▶ _MATERIALS PROVIDED_:
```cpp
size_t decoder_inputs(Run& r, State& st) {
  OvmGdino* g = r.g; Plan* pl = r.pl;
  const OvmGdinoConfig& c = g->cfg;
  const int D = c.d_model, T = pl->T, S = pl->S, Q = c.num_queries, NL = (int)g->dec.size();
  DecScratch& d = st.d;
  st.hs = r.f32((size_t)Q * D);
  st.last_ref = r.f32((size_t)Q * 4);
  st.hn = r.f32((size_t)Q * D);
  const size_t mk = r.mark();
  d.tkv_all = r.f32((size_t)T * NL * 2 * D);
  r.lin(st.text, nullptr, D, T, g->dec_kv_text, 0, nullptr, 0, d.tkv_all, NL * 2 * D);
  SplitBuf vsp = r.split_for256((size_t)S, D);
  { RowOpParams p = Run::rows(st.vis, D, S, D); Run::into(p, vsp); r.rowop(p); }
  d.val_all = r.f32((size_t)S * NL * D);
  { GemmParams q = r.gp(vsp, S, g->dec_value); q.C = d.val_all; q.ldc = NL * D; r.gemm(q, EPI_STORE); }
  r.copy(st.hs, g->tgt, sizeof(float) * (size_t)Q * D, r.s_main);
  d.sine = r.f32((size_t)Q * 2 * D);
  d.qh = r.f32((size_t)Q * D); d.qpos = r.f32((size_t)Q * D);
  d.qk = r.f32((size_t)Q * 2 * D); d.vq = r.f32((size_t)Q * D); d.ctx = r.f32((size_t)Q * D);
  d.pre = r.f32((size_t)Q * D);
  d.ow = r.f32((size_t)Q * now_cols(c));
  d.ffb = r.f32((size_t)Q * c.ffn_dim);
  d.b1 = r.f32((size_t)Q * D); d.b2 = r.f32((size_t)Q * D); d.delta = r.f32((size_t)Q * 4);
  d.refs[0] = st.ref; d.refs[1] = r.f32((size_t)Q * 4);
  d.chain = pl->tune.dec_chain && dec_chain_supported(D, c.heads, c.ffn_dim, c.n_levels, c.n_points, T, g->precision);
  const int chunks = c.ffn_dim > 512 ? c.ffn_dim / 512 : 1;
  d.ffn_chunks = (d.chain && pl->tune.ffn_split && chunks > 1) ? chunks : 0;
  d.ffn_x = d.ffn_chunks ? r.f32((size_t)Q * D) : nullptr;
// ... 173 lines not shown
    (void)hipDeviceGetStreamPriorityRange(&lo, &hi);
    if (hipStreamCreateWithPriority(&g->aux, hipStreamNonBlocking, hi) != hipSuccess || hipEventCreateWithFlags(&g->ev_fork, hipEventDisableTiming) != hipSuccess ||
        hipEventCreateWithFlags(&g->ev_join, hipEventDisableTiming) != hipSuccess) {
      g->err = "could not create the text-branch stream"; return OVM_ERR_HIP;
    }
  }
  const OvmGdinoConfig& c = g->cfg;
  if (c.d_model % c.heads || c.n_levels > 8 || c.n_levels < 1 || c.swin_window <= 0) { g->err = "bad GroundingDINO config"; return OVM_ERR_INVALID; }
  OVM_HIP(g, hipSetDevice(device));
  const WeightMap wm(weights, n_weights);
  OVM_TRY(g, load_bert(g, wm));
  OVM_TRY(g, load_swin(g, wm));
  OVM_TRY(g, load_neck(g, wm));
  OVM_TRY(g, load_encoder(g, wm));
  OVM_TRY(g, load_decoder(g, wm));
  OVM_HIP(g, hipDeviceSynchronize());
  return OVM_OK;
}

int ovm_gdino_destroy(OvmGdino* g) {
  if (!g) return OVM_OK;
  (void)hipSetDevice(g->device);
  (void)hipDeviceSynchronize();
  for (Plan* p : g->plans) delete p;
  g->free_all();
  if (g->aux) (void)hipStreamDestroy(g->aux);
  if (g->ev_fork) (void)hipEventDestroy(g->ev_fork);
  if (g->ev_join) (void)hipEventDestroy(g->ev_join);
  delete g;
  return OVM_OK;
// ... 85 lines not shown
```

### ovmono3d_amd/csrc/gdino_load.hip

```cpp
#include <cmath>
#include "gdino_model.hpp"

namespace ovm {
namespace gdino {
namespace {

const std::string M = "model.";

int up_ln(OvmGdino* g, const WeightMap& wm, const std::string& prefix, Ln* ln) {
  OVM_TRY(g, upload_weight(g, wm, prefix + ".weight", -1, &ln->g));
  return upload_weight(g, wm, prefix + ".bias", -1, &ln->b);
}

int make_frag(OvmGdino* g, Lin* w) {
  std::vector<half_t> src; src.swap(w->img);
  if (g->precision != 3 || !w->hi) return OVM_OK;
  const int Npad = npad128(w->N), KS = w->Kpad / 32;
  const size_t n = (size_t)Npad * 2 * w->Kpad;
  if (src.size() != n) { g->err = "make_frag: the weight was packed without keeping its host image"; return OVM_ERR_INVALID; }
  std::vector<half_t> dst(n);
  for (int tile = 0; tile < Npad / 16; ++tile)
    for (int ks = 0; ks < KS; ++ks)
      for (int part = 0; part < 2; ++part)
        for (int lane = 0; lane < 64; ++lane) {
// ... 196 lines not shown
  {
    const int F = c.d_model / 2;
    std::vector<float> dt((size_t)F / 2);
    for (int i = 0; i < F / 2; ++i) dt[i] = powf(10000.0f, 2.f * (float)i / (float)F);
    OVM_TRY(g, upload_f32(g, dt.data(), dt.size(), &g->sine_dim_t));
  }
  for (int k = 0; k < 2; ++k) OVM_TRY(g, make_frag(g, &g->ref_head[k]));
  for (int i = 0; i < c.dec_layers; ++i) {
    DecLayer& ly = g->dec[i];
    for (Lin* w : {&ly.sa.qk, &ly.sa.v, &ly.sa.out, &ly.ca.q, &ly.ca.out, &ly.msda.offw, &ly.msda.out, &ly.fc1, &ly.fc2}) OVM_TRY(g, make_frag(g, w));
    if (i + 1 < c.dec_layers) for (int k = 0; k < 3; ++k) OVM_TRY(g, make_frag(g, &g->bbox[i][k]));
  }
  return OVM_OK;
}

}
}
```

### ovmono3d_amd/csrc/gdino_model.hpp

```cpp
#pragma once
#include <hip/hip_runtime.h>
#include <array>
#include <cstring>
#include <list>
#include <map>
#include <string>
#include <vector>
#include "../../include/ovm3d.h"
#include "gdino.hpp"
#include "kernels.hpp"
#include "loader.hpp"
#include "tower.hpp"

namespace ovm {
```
* * *
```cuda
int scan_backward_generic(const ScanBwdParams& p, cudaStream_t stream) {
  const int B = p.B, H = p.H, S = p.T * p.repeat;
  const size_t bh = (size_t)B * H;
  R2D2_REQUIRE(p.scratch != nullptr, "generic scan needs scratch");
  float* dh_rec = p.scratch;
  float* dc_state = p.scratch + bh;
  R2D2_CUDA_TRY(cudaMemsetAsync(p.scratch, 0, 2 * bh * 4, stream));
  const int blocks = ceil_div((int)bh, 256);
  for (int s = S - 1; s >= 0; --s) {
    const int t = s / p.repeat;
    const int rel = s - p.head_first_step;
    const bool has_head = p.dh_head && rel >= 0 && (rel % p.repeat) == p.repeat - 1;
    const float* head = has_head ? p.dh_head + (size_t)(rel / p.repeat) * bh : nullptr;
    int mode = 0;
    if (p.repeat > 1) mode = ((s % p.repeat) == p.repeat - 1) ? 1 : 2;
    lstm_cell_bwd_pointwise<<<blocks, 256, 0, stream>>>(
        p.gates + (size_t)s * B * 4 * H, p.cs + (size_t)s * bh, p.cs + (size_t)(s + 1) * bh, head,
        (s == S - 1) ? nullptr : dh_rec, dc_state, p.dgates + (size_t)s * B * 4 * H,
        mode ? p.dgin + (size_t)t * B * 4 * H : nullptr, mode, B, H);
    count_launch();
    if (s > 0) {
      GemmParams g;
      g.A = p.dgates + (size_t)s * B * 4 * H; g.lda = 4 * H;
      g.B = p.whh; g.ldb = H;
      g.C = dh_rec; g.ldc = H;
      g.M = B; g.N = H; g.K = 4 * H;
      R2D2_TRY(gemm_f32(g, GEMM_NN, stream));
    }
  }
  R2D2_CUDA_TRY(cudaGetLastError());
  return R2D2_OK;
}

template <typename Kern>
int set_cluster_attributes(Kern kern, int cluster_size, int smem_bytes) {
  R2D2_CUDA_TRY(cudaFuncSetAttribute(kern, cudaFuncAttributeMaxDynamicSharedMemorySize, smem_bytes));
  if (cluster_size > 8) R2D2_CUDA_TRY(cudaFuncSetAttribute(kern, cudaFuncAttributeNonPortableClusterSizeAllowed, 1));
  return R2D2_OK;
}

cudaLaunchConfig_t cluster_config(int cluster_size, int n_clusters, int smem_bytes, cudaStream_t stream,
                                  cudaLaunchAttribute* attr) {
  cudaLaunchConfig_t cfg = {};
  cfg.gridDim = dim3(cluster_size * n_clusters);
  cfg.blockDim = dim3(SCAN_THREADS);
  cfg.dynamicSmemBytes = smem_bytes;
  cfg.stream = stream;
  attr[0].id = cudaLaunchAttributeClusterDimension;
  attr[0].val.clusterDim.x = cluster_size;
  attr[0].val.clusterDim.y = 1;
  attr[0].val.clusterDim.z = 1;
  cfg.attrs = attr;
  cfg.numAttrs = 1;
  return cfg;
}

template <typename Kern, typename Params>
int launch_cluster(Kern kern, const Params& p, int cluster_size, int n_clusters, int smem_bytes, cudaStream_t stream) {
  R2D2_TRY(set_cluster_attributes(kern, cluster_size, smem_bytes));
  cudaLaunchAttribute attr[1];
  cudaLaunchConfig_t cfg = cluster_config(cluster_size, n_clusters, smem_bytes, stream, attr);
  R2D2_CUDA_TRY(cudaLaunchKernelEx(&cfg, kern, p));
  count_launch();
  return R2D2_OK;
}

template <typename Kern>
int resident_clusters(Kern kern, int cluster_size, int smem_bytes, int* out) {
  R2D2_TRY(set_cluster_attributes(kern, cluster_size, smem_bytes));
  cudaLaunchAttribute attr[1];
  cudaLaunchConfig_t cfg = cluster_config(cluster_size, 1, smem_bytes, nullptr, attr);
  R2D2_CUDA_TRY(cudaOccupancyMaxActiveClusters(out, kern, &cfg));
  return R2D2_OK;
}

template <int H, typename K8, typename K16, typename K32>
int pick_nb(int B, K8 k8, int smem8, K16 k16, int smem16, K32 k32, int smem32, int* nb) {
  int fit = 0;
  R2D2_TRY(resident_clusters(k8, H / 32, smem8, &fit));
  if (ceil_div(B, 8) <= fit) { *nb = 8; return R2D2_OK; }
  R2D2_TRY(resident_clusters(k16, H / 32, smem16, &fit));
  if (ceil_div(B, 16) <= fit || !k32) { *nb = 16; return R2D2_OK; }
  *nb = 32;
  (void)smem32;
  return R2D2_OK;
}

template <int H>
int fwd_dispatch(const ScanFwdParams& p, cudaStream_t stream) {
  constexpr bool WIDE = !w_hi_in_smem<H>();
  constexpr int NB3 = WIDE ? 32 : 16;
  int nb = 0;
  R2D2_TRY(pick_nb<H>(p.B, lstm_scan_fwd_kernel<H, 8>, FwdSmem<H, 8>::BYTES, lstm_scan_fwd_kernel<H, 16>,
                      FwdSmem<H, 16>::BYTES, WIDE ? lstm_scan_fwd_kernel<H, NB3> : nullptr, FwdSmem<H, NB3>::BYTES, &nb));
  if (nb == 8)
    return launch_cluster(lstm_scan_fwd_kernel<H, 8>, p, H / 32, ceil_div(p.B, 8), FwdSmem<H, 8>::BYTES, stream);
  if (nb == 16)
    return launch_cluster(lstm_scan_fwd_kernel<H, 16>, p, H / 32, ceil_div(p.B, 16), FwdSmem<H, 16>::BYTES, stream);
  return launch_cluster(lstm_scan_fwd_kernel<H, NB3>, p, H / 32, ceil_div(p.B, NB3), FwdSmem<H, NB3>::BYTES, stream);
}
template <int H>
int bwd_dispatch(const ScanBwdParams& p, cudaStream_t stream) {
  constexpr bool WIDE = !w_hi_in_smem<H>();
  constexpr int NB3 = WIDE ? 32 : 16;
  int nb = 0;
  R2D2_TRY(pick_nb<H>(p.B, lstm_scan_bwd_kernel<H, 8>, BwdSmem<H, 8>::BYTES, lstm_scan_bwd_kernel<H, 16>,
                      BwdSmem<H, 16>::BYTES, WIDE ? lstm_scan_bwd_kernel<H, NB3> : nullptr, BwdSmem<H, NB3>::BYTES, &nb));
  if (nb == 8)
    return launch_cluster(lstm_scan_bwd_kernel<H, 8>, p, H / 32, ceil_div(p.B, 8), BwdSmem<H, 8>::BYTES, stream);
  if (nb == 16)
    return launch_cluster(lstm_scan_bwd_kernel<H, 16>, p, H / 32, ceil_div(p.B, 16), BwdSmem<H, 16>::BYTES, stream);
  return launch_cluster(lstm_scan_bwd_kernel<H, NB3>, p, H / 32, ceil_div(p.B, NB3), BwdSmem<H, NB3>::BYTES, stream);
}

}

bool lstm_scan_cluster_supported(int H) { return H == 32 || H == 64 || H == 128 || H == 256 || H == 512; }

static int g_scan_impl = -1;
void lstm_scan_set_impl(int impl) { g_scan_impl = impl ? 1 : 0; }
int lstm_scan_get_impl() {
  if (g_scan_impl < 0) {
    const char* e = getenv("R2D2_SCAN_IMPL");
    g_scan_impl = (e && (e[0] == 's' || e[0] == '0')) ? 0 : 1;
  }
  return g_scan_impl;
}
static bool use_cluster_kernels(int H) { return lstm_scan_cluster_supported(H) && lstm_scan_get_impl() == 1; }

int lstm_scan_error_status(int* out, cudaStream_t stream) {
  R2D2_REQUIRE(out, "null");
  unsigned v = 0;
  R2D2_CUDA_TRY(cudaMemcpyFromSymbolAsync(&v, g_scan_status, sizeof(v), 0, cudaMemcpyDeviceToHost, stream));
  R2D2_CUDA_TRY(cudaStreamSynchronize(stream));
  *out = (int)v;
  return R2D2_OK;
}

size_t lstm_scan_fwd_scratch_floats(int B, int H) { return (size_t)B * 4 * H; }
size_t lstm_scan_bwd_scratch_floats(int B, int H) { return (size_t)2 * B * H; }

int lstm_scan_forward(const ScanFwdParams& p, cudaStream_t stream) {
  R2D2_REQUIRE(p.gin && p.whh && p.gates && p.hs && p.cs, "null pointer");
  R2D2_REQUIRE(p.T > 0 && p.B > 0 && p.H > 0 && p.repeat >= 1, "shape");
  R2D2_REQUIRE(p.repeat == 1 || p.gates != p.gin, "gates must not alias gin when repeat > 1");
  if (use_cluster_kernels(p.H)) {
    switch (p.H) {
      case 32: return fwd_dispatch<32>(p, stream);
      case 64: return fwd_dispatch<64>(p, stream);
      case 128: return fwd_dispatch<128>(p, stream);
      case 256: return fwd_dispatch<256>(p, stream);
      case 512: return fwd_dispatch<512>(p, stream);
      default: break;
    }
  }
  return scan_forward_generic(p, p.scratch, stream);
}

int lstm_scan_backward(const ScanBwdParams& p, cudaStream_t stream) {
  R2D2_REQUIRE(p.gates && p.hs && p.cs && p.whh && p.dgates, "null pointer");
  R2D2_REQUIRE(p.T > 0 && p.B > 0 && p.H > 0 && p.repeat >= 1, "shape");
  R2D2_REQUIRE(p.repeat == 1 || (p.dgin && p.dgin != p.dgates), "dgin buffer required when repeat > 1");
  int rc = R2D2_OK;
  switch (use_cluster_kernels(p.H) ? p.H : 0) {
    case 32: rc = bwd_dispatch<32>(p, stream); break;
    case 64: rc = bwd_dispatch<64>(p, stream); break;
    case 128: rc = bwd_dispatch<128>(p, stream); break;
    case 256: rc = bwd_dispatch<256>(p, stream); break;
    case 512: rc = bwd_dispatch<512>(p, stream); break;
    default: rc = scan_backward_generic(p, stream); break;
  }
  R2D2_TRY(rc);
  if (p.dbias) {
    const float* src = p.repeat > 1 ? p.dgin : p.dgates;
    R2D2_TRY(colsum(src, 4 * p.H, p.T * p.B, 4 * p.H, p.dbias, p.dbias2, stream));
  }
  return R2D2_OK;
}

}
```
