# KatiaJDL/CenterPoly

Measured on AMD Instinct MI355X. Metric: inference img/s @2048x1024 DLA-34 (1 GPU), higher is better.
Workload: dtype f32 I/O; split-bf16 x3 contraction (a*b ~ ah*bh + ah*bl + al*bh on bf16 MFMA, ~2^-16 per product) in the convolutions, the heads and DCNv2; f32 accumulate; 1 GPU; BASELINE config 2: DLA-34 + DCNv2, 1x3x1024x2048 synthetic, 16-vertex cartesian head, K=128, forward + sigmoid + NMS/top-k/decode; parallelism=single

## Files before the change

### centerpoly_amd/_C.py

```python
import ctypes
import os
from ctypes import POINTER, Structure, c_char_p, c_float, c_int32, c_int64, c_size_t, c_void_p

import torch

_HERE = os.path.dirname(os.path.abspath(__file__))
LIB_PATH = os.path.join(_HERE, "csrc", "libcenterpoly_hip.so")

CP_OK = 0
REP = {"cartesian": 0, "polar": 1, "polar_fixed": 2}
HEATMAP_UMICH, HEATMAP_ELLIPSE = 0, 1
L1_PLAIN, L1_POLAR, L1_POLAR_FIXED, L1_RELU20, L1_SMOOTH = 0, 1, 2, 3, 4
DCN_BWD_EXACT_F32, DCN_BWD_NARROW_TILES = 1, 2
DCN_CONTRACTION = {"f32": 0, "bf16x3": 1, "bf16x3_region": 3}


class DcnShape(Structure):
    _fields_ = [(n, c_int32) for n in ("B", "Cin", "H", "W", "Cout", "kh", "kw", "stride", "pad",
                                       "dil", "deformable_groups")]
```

▶ _EXERCISE OBJECTIVE_:
Return every line above in which the string "ctypes" occurs.

▶ _WORKED SOLUTION_:
import ctypes
from ctypes import POINTER, Structure, c_char_p, c_float, c_int32, c_int64, c_size_t, c_void_p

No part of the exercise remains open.